Did you guys see that DELIBERATE ELBOWING IN THE PENALTY BOX by the Korean player on the Italian player?  What did the ref do?  He ran over, and made the players kiss and make up.  Seriously, he came over and just reprimanded the Korean player.  No yellow card, no penalty kick.

And this is the same ref that earlier in the game gave a penalty kick to the Koreans for a little shirt pull by an Italian.

I'm not saying that the Italians are immune from shirt-pulling and stuff, as they were doing some stuff too, but no doubt they were getting frustrated by the ref.  Not only did they have to go up against a formidable opponent, and they were doing very well, but they had to go up against the ref too.

I have nothing against South Korea, but I do hold a grudge against refs who pretty much give the game to one team.  I hope that ref gets fired.

That game made me sick.  The one game where the Italians started playing much better than they were earlier in the cup, and they get sent home because of a biased ref.  

Well, hopefully I can cling on to the Americans.  That would be neat if they won the World Cup, but I'm not holding my breath.


----------



## uoba (Jun 19, 2002)

They should've tried to score more than 1 goal then! (Do what Brazil do, score 5, then if one get's ruled out, no worries, you've scored 4!!)

Italy are most depressing and negative side to watch, well done South Korea! 

As for the referee, welcome to the world of football!


----------



## simX (Jun 19, 2002)

> _Originally posted by uoba _
> *They should've tried to score more than 1 goal then! (Do what Brazil do, score 5, then if one get's ruled out, no worries, you've scored 4!!)
> 
> Italy are most depressing and negative side to watch, well done South Korea!*



Heh, Korea was a formidable opponent.  It's not that Italy was not trying to get another goal, it's just that Korea would not allow them to.  Like I said, Korea was a formidable opponent, and they might have won much the same even if the referee was fair.  But Italy was battling against Korea AND the ref, which makes it much harder to win.



> *As for the referee, welcome to the world of football! *



This is the most disturbing quote I've heard in a while.  You complain about Americans changing the name of soccer, while you don't care a bit about the technical problems that are coming to light with the World Cup.  Sounds like typical American values. 

Or maybe it's typical Korean values that also perpetuate the hacking and shirt-pulling after bribing the ref.


----------



## roger (Jun 19, 2002)

> Or maybe it's typical Korean values that also perpetuate the hacking and shirt-pulling after bribing the ref.



The S. Koreans did play better than the Italians towards the end of the match.
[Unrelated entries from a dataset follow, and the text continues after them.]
typedef unsigned int u32x4_t __attribute__((ext_vector_type(4)));
constexpr int kBalWgs = 256;
#if defined(__HIP_DEVICE_COMPILE__) && defined(SEC_PACKED_F32_EXEMPTION)
#define SEC_PACKED_F32_OK __attribute__((target("packed-fp32-ops")))
#else
#define SEC_PACKED_F32_OK
#endif
template <typename T, int CIN, int COUT, int KVOL, int DIST, int WAVES, int MINW, int FL>
SEC_PACKED_F32_OK __global__ __launch_bounds__(WAVES * 64, MINW) void k_conv_rows_buf(const T *__restrict__ feat, long long feat_bytes,
                                                                   const T *__restrict__ packed, const int *__restrict__ nbr,
                                                                   int n_out, const int *__restrict__ num_out_dev,
                                                                   const float *__restrict__ scale, const float *__restrict__ shift,
                                                                   int relu, T *__restrict__ out) {
    using C = RowsCfg<T, CIN, COUT>;
    constexpr int NBW = (C::BPIECES + WAVES - 1) / WAVES;
    constexpr int ROWB = CIN * (int)sizeof(T);
    constexpr bool STAGE = (FL & 1) != 0, PIPE = (FL & 2) != 0;
    constexpr bool ALLW = (FL & 64) != 0;
    constexpr bool LAZY = (FL & 128) != 0 && STAGE && !ALLW;
    constexpr bool SKEW = (FL & 32) != 0 && WAVES == 8 && PIPE;
    const bool early = SKEW && __builtin_amdgcn_readfirstlane((int)threadIdx.x >> 8) != 0;
    constexpr int TBL16 = 32 * KVOL / 4;
    static_assert(NBW >= 1 && NBW <= 2, "one or two weight pieces per wave");
    static_assert(C::KS <= 4, "up to four 16-channel k-steps per row");
    static_assert(!STAGE || (32 * KVOL) % 4 == 0, "tile table in whole 16-byte pieces");
    static_assert(!ALLW || (STAGE && PIPE), "the all-weights form stages its tables and double-buffers its B fragments");
    constexpr bool WIN3 = (FL & 512) != 0;
    static_assert(!WIN3 || (STAGE && !PIPE && !ALLW && KVOL % 3 == 0 && DIST <= 3), "window form: non-pipelined, 3 offsets per window");
    constexpr int LBUF = ALLW ? (KVOL * C::BSLOT > WAVES * TBL16 ? KVOL * C::BSLOT : WAVES * TBL16) : 1;
    __shared__ __attribute__((aligned(16))) uint4 lbuf[LBUF];
    __shared__ __attribute__((aligned(16))) uint4 bring[ALLW ? 1 : (WIN3 ? 6 : 3)][ALLW ? 1 : C::BSLOT];
    __shared__ __attribute__((aligned(16))) float aff[2 * COUT];
    __shared__ __attribute__((aligned(16))) u32x4_t stage[(STAGE && !ALLW) ? WAVES : 1][(STAGE && !ALLW) ? TBL16 : 1];
    rows_stage_affine<COUT>(aff, scale, shift);
    const int n_cap = n_out;
    if (num_out_dev) n_out = *num_out_dev;
    const int lane = threadIdx.x & 63, w = threadIdx.x >> 6;
    const int r = lane & 31, h = lane >> 5;
    constexpr bool BAL = (FL & 2048) != 0;
    int rw = 32;
    if constexpr (BAL) {
        const int per_wg = (n_out + kBalWgs - 1) / kBalWgs;
        rw = ((per_wg + WAVES - 1) / WAVES + 3) & ~3;
        rw = rw < 4 ? 4 : (rw > 32 ? 32 : rw);
    }
    int bid = blockIdx.x;
    if (relu & 0x10000) {
        const int nact = (int)(((long long)n_out + rw * WAVES - 1) / (rw * WAVES));
        const int per = (nact + 7) >> 3;
        bid = (bid & 7) * per + (bid >> 3);
        if ((int)(blockIdx.x >> 3) >= per) return;
    }
    relu &= 1;
    if ((long long)bid * (rw * WAVES) >= n_out) return;
    const long long row = (long long)bid * (rw * WAVES) + w * rw + r;
    const bool valid = row < n_out && r < rw;
    SEC_RTL(long long *tl = g_timeline; long long tl0 = 0, tl1 = 0, tl2 = 0; if (tl) tl0 = clock64();)
    const __amdgpu_buffer_rsrc_t rsrc = __builtin_amdgcn_make_buffer_rsrc(const_cast<T *>(feat), 0, (int)feat_bytes, 0x00020000);
    const int piece0 = (w * NBW) % C::BPIECES;
    const u32x4_t *wpv = reinterpret_cast<const u32x4_t *>(packed) + (size_t)piece0 * 64 + lane;
    unsigned off[KVOL];
    if constexpr (STAGE) {
        const long long tile_row0 = (long long)bid * (rw * WAVES) + w * rw;
        const long long tbl_bytes = (long long)n_cap * KVOL * 4;
        const int *tile = nbr + tile_row0 * KVOL;
        const long long left = tbl_bytes - tile_row0 * KVOL * 4;
        const __amdgpu_buffer_rsrc_t trs = __builtin_amdgcn_make_buffer_rsrc(
            const_cast<int *>(left > 0 ? tile : nbr), 0, (int)(left <= 0 ? 0 : (left < 32 * KVOL * 4 ? left : 32 * KVOL * 4)), 0x00020000);
        u32x4_t *stg = ALLW ? reinterpret_cast<u32x4_t *>(lbuf) + w * TBL16 : &stage[w][0];
#pragma unroll
        for (int i = 0; i < (TBL16 + 63) / 64; ++i) {
            const int p16 = i * 64 + lane;
            if (p16 < TBL16) stg[p16] = __builtin_amdgcn_raw_buffer_load_b128(trs, p16 * 16, 0, 0);
        }
        __builtin_amdgcn_wave_barrier();
        const int *mine = reinterpret_cast<const int *>(stg) + r * KVOL;
        if constexpr (!LAZY) {
#pragma unroll
            for (int k = 0; k < KVOL; ++k) {
                const int t = valid ? mine[k] : -1;
                off[k] = t >= 0 ? (unsigned)t * ROWB + h * 16 : 0x80000000u;
            }
        }
    } else {
        const int *nrow = nbr + (size_t)(valid ? row : 0) * KVOL;
#pragma unroll
        for (int k = 0; k < KVOL; ++k) {
            const int t = valid ? nrow[k] : -1;
            off[k] = t >= 0 ? (unsigned)t * ROWB + h * 16 : 0x80000000u;
        }
    }
#ifdef SEC_CONV_ABLATIONS
    if constexpr ((FL & 4) != 0) {
#pragma unroll
        for (int k = 0; k < KVOL; ++k) off[k] = 0x80000000u;
    }
    if constexpr ((FL & 8) != 0) {
#pragma unroll
        for (int k = 0; k < KVOL; ++k) off[k] = (unsigned)__shfl((int)off[k], lane & ~3, 64);
    }
    if constexpr ((FL & 16) != 0) {
#pragma unroll
        for (int k = 0; k < KVOL; ++k) off[k] = h * 16;
    }
#endif
    SEC_RTL(if (tl) { cwait_vmcnt<0>(); tl1 = clock64(); })
    f32x16 acc[C::NT];
#pragma unroll
    for (int t = 0; t < C::NT; ++t)
#pragma unroll
        for (int i = 0; i < 16; ++i) acc[t][i] = 0.0f;
    u32x4_t areg[DIST][C::KS];
    if constexpr (ALLW) {
#define SEC_FETCH_A(k)                                                                                                \
    {                                                                                                                 \
        areg[(k) % DIST][0] = __builtin_amdgcn_raw_buffer_load_b128(rsrc, off[k], 0, 0);                              \
        if (C::KS > 1) areg[(k) % DIST][1 % C::KS] = __builtin_amdgcn_raw_buffer_load_b128(rsrc, off[k] + 32, 0, 0);  \
        if (C::KS > 2) areg[(k) % DIST][2 % C::KS] = __builtin_amdgcn_raw_buffer_load_b128(rsrc, off[k] + 64, 0, 0);  \
        if (C::KS > 3) areg[(k) % DIST][3 % C::KS] = __builtin_amdgcn_raw_buffer_load_b128(rsrc, off[k] + 96, 0, 0);  \
    }
#pragma unroll
        for (int k = 0; k < DIST && k < KVOL; ++k) SEC_FETCH_A(k)
        __syncthreads();
        {
            const uint4 *pk = reinterpret_cast<const uint4 *>(packed);
            for (int i = threadIdx.x; i < KVOL * C::BSLOT; i += WAVES * 64) lbuf[i] = pk[i];
        }
        __syncthreads();
        uint4 bf[2][C::KS * C::NT];
#pragma unroll
        for (int i = 0; i < C::KS * C::NT; ++i) bf[0][i] = lbuf[i * 64 + lane];
#pragma unroll
        for (int k = 0; k < KVOL; ++k) {
            if (k + 1 < KVOL) {
#pragma unroll
                for (int i = 0; i < C::KS * C::NT; ++i) bf[(k + 1) & 1][i] = lbuf[(k + 1) * C::BSLOT + i * 64 + lane];
            }
            __builtin_amdgcn_sched_barrier(0);
#pragma unroll
            for (int s = 0; s < C::KS; ++s) {
                const uint4 a = __builtin_bit_cast(uint4, areg[k % DIST][s]);
#pragma unroll
                for (int t = 0; t < C::NT; ++t) acc[t] = Mfma<T>::run(bf[k & 1][s * C::NT + t], a, acc[t]);
            }
            __builtin_amdgcn_sched_barrier(0);
            if (k + DIST < KVOL) SEC_FETCH_A(k + DIST)
        }
#undef SEC_FETCH_A
        SEC_RTL(if (tl) tl2 = clock64();)
        rows_store<T, COUT>(acc, out, row, valid, h, aff, scale != nullptr, shift != nullptr, relu);
        return;
    }
    u32x4_t wr0[DIST], wr1[DIST];
    u32x4_t *bslot = reinterpret_cast<u32x4_t *>(&bring[0][piece0 * 64 + lane]);
    const int *lazy_tbl = reinterpret_cast<const int *>(&stage[(STAGE && !ALLW) ? w : 0][0]) + r * KVOL;
    auto off_of = [&](int k) -> unsigned {
        if constexpr (LAZY) {
            const int t = valid ? lazy_tbl[k] : -1;
#ifdef SEC_CONV_ABLATIONS
            if constexpr ((FL & 4) != 0) return 0x80000000u;
            if constexpr ((FL & 16) != 0) return t >= 0 ? (unsigned)(h * 16) : 0x80000000u;
#endif
            return t >= 0 ? (unsigned)t * ROWB + h * 16 : 0x80000000u;
        } else {
            return off[k];
        }
    };
#define SEC_FETCH(k)                                                                                                  \
    {                                                                                                                 \
        const unsigned o_ = off_of(k);                                                                                \
        wr0[(k) % DIST] = wpv[(size_t)(k) * C::BSLOT];                                                                \
        if (NBW > 1) wr1[(k) % DIST] = wpv[(size_t)(k) * C::BSLOT + 64];                                              \
        areg[(k) % DIST][0] = __builtin_amdgcn_raw_buffer_load_b128(rsrc, o_, 0, 0);                                  \
        if (C::KS > 1) areg[(k) % DIST][1 % C::KS] = __builtin_amdgcn_raw_buffer_load_b128(rsrc, o_ + 32, 0, 0);      \
        if (C::KS > 2) areg[(k) % DIST][2 % C::KS] = __builtin_amdgcn_raw_buffer_load_b128(rsrc, o_ + 64, 0, 0);      \
        if (C::KS > 3) areg[(k) % DIST][3 % C::KS] = __builtin_amdgcn_raw_buffer_load_b128(rsrc, o_ + 96, 0, 0);      \
    }
#define SEC_WPUT(k)                                                                                                   \
    {                                                                                                                 \
        bslot[((k) % 3) * C::BSLOT] = wr0[(k) % DIST];                                                                \
        if (NBW > 1) bslot[((k) % 3) * C::BSLOT + 64] = wr1[(k) % DIST];                                              \
    }
#pragma unroll
    for (int k = 0; k < DIST && k < KVOL; ++k) SEC_FETCH(k)
    SEC_RTL(long long ts_wait = 0, ts_comp = 0, ts_issue = 0;)
    if constexpr (WIN3) {
        u32x4_t ww0[3], ww1[3];
#define SEC_GFETCH(k)                                                                                                 \
    {                                                                                                                 \
        const unsigned o_ = off_of(k);                                                                                \
        areg[(k) % DIST][0] = __builtin_amdgcn_raw_buffer_load_b128(rsrc, o_, 0, 0);                                  \
        if (C::KS > 1) areg[(k) % DIST][1 % C::KS] = __builtin_amdgcn_raw_buffer_load_b128(rsrc, o_ + 32, 0, 0);      \
        if (C::KS > 2) areg[(k) % DIST][2 % C::KS] = __builtin_amdgcn_raw_buffer_load_b128(rsrc, o_ + 64, 0, 0);      \
        if (C::KS > 3) areg[(k) % DIST][3 % C::KS] = __builtin_amdgcn_raw_buffer_load_b128(rsrc, o_ + 96, 0, 0);      \
    }
#ifdef SEC_CONV_ABLATIONS
#define SEC_WLOAD(g)                                                                                                  \
    {                                                                                                                 \
        _Pragma("unroll") for (int j_ = 0; j_ < 3; ++j_) {                                                            \
            if constexpr ((FL & 4096) != 0) { ww0[j_] = u32x4_t{(unsigned)lane, 0u, 0u, 0u}; if (NBW > 1) ww1[j_] = ww0[j_]; }  \
            else {                                                                                                    \
            ww0[j_] = wpv[(size_t)(3 * (g) + j_) * C::BSLOT];                                                         \
            if (NBW > 1) ww1[j_] = wpv[(size_t)(3 * (g) + j_) * C::BSLOT + 64];                                       \
            }                                                                                                         \
        }                                                                                                             \
    }
#else
#define SEC_WLOAD(g)                                                                                                  \
    {                                                                                                                 \
        _Pragma("unroll") for (int j_ = 0; j_ < 3; ++j_) {                                                            \
            ww0[j_] = wpv[(size_t)(3 * (g) + j_) * C::BSLOT];                                                         \
            if (NBW > 1) ww1[j_] = wpv[(size_t)(3 * (g) + j_) * C::BSLOT + 64];                                       \
        }                                                                                                             \
    }
#endif
#define SEC_WSTORE(g)                                                                                                 \
    {                                                                                                                 \
        _Pragma("unroll") for (int j_ = 0; j_ < 3; ++j_) {                                                            \
            bslot[((((g) & 1) * 3) + j_) * C::BSLOT] = ww0[j_];                                                       \
            if (NBW > 1) bslot[((((g) & 1) * 3) + j_) * C::BSLOT + 64] = ww1[j_];                                     \
        }                                                                                                             \
    }
        SEC_WLOAD(0)
#pragma unroll
        for (int k = 0; k < DIST && k < KVOL; ++k) SEC_GFETCH(k)
        SEC_WSTORE(0)
        if (KVOL > 3) SEC_WLOAD(1)
#pragma unroll
        for (int g = 0; g < KVOL / 3; ++g) {
            __syncthreads();
#pragma unroll
            for (int j = 0; j < 3; ++j) {
                const int k = 3 * g + j;
                uint4 bf[C::KS * C::NT];
#pragma unroll
                for (int i = 0; i < C::KS * C::NT; ++i) bf[i] = bring[(g & 1) * 3 + j][i * 64 + lane];
                __builtin_amdgcn_sched_barrier(0);
#pragma unroll
                for (int s2 = 0; s2 < C::KS; ++s2) {
                    const uint4 a = __builtin_bit_cast(uint4, areg[k % DIST][s2]);
#pragma unroll
                    for (int t = 0; t < C::NT; ++t) acc[t] = Mfma<T>::run(bf[s2 * C::NT + t], a, acc[t]);
                }
                __builtin_amdgcn_sched_barrier(0);
                if (k + DIST < KVOL) SEC_GFETCH(k + DIST)
            }
            if (g + 1 < KVOL / 3) {
                SEC_WSTORE(g + 1)
                if (g + 2 < KVOL / 3) SEC_WLOAD(g + 2)
            }
        }
#undef SEC_GFETCH
#undef SEC_WLOAD
#undef SEC_WSTORE
    } else if constexpr (!PIPE) {
        SEC_WPUT(0)
#pragma unroll
        for (int k = 0; k < KVOL; ++k) {
            SEC_RTL(long long s0 = 0, s1 = 0, s2 = 0; if (tl) s0 = clock64();)
            if (k + 1 < KVOL) SEC_WPUT(k + 1)
            __syncthreads();
            SEC_RTL(if (tl) s1 = clock64();)
            uint4 bf[C::KS * C::NT];
#pragma unroll
            for (int i = 0; i < C::KS * C::NT; ++i) bf[i] = bring[k % 3][i * 64 + lane];
            __builtin_amdgcn_sched_barrier(0);
#pragma unroll
            for (int s = 0; s < C::KS; ++s) {
                const uint4 a = __builtin_bit_cast(uint4, areg[k % DIST][s]);
#pragma unroll
                for (int t = 0; t < C::NT; ++t) acc[t] = Mfma<T>::run(bf[s * C::NT + t], a, acc[t]);
            }
            __builtin_amdgcn_sched_barrier(0);
            SEC_RTL(if (tl) s2 = clock64();)
            if (k + DIST < KVOL) SEC_FETCH(k + DIST)
            SEC_RTL(if (tl) { const long long s3 = clock64(); ts_wait += s1 - s0; ts_comp += s2 - s1; ts_issue += s3 - s2; })
        }
    } else {
        static_assert(!PIPE || DIST >= 3, "W[k+2] must have left the ring before its registers are refilled");
        uint4 bf[2][C::KS * C::NT];
        SEC_WPUT(0)
        if (KVOL > 1) SEC_WPUT(1)
        __syncthreads();
#pragma unroll
        for (int i = 0; i < C::KS * C::NT; ++i) bf[0][i] = bring[0][i * 64 + lane];
#pragma unroll
        for (int k = 0; k < KVOL; ++k) {
            if (k + 2 < KVOL) SEC_WPUT(k + 2)
            if (k + 1 < KVOL) {
                __syncthreads();
#pragma unroll
                for (int i = 0; i < C::KS * C::NT; ++i) bf[(k + 1) & 1][i] = bring[(k + 1) % 3][i * 64 + lane];
            }
            __builtin_amdgcn_sched_barrier(0);
            if constexpr (SKEW) {
                if (early && k >= 1 && k - 1 + DIST < KVOL) SEC_FETCH(k - 1 + DIST)
                __builtin_amdgcn_sched_barrier(0);
            }
#pragma unroll
            for (int s = 0; s < C::KS; ++s) {
                const uint4 a = __builtin_bit_cast(uint4, areg[k % DIST][s]);
#pragma unroll
                for (int t = 0; t < C::NT; ++t) acc[t] = Mfma<T>::run(bf[k & 1][s * C::NT + t], a, acc[t]);
            }
            __builtin_amdgcn_sched_barrier(0);
            if (!(SKEW && early) && k + DIST < KVOL) SEC_FETCH(k + DIST)
        }
    }
#undef SEC_FETCH
#undef SEC_WPUT
    SEC_RTL(if (tl) tl2 = clock64();)
    rows_store<T, COUT>(acc, out, row, valid, h, aff, scale != nullptr, shift != nullptr, relu);
#ifdef SEC_CONV_TIMELINE
    if (tl && lane == 0) {
        long long *rec = tl + ((size_t)blockIdx.x * WAVES + w) * 8;
        rec[0] = tl0; rec[1] = tl1; rec[2] = tl2; rec[3] = clock64(); rec[4] = ts_wait; rec[5] = ts_issue; rec[6] = ts_comp;
        rec[7] = __builtin_amdgcn_s_getreg((4 << 11) | 20);
    }
#endif
}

They are the fittest side in the world cup. They deserved to win. The penalty was a penalty (in fact two fouls were committed at the same time). The difference between the shirt pulling in one instance and the other is determined by who has control of the ball. If neither do then it is a fifty-fifty decision. If the ball is out of play then the referee cannot award a free kick (read your rules) but do several things: talking to the players is one of them. Awarding a caution would not have been appropriate and may exacerbate the situation. The referee is there to protect the players and handles it in their own way. The referees at the world cup are extremely experienced. 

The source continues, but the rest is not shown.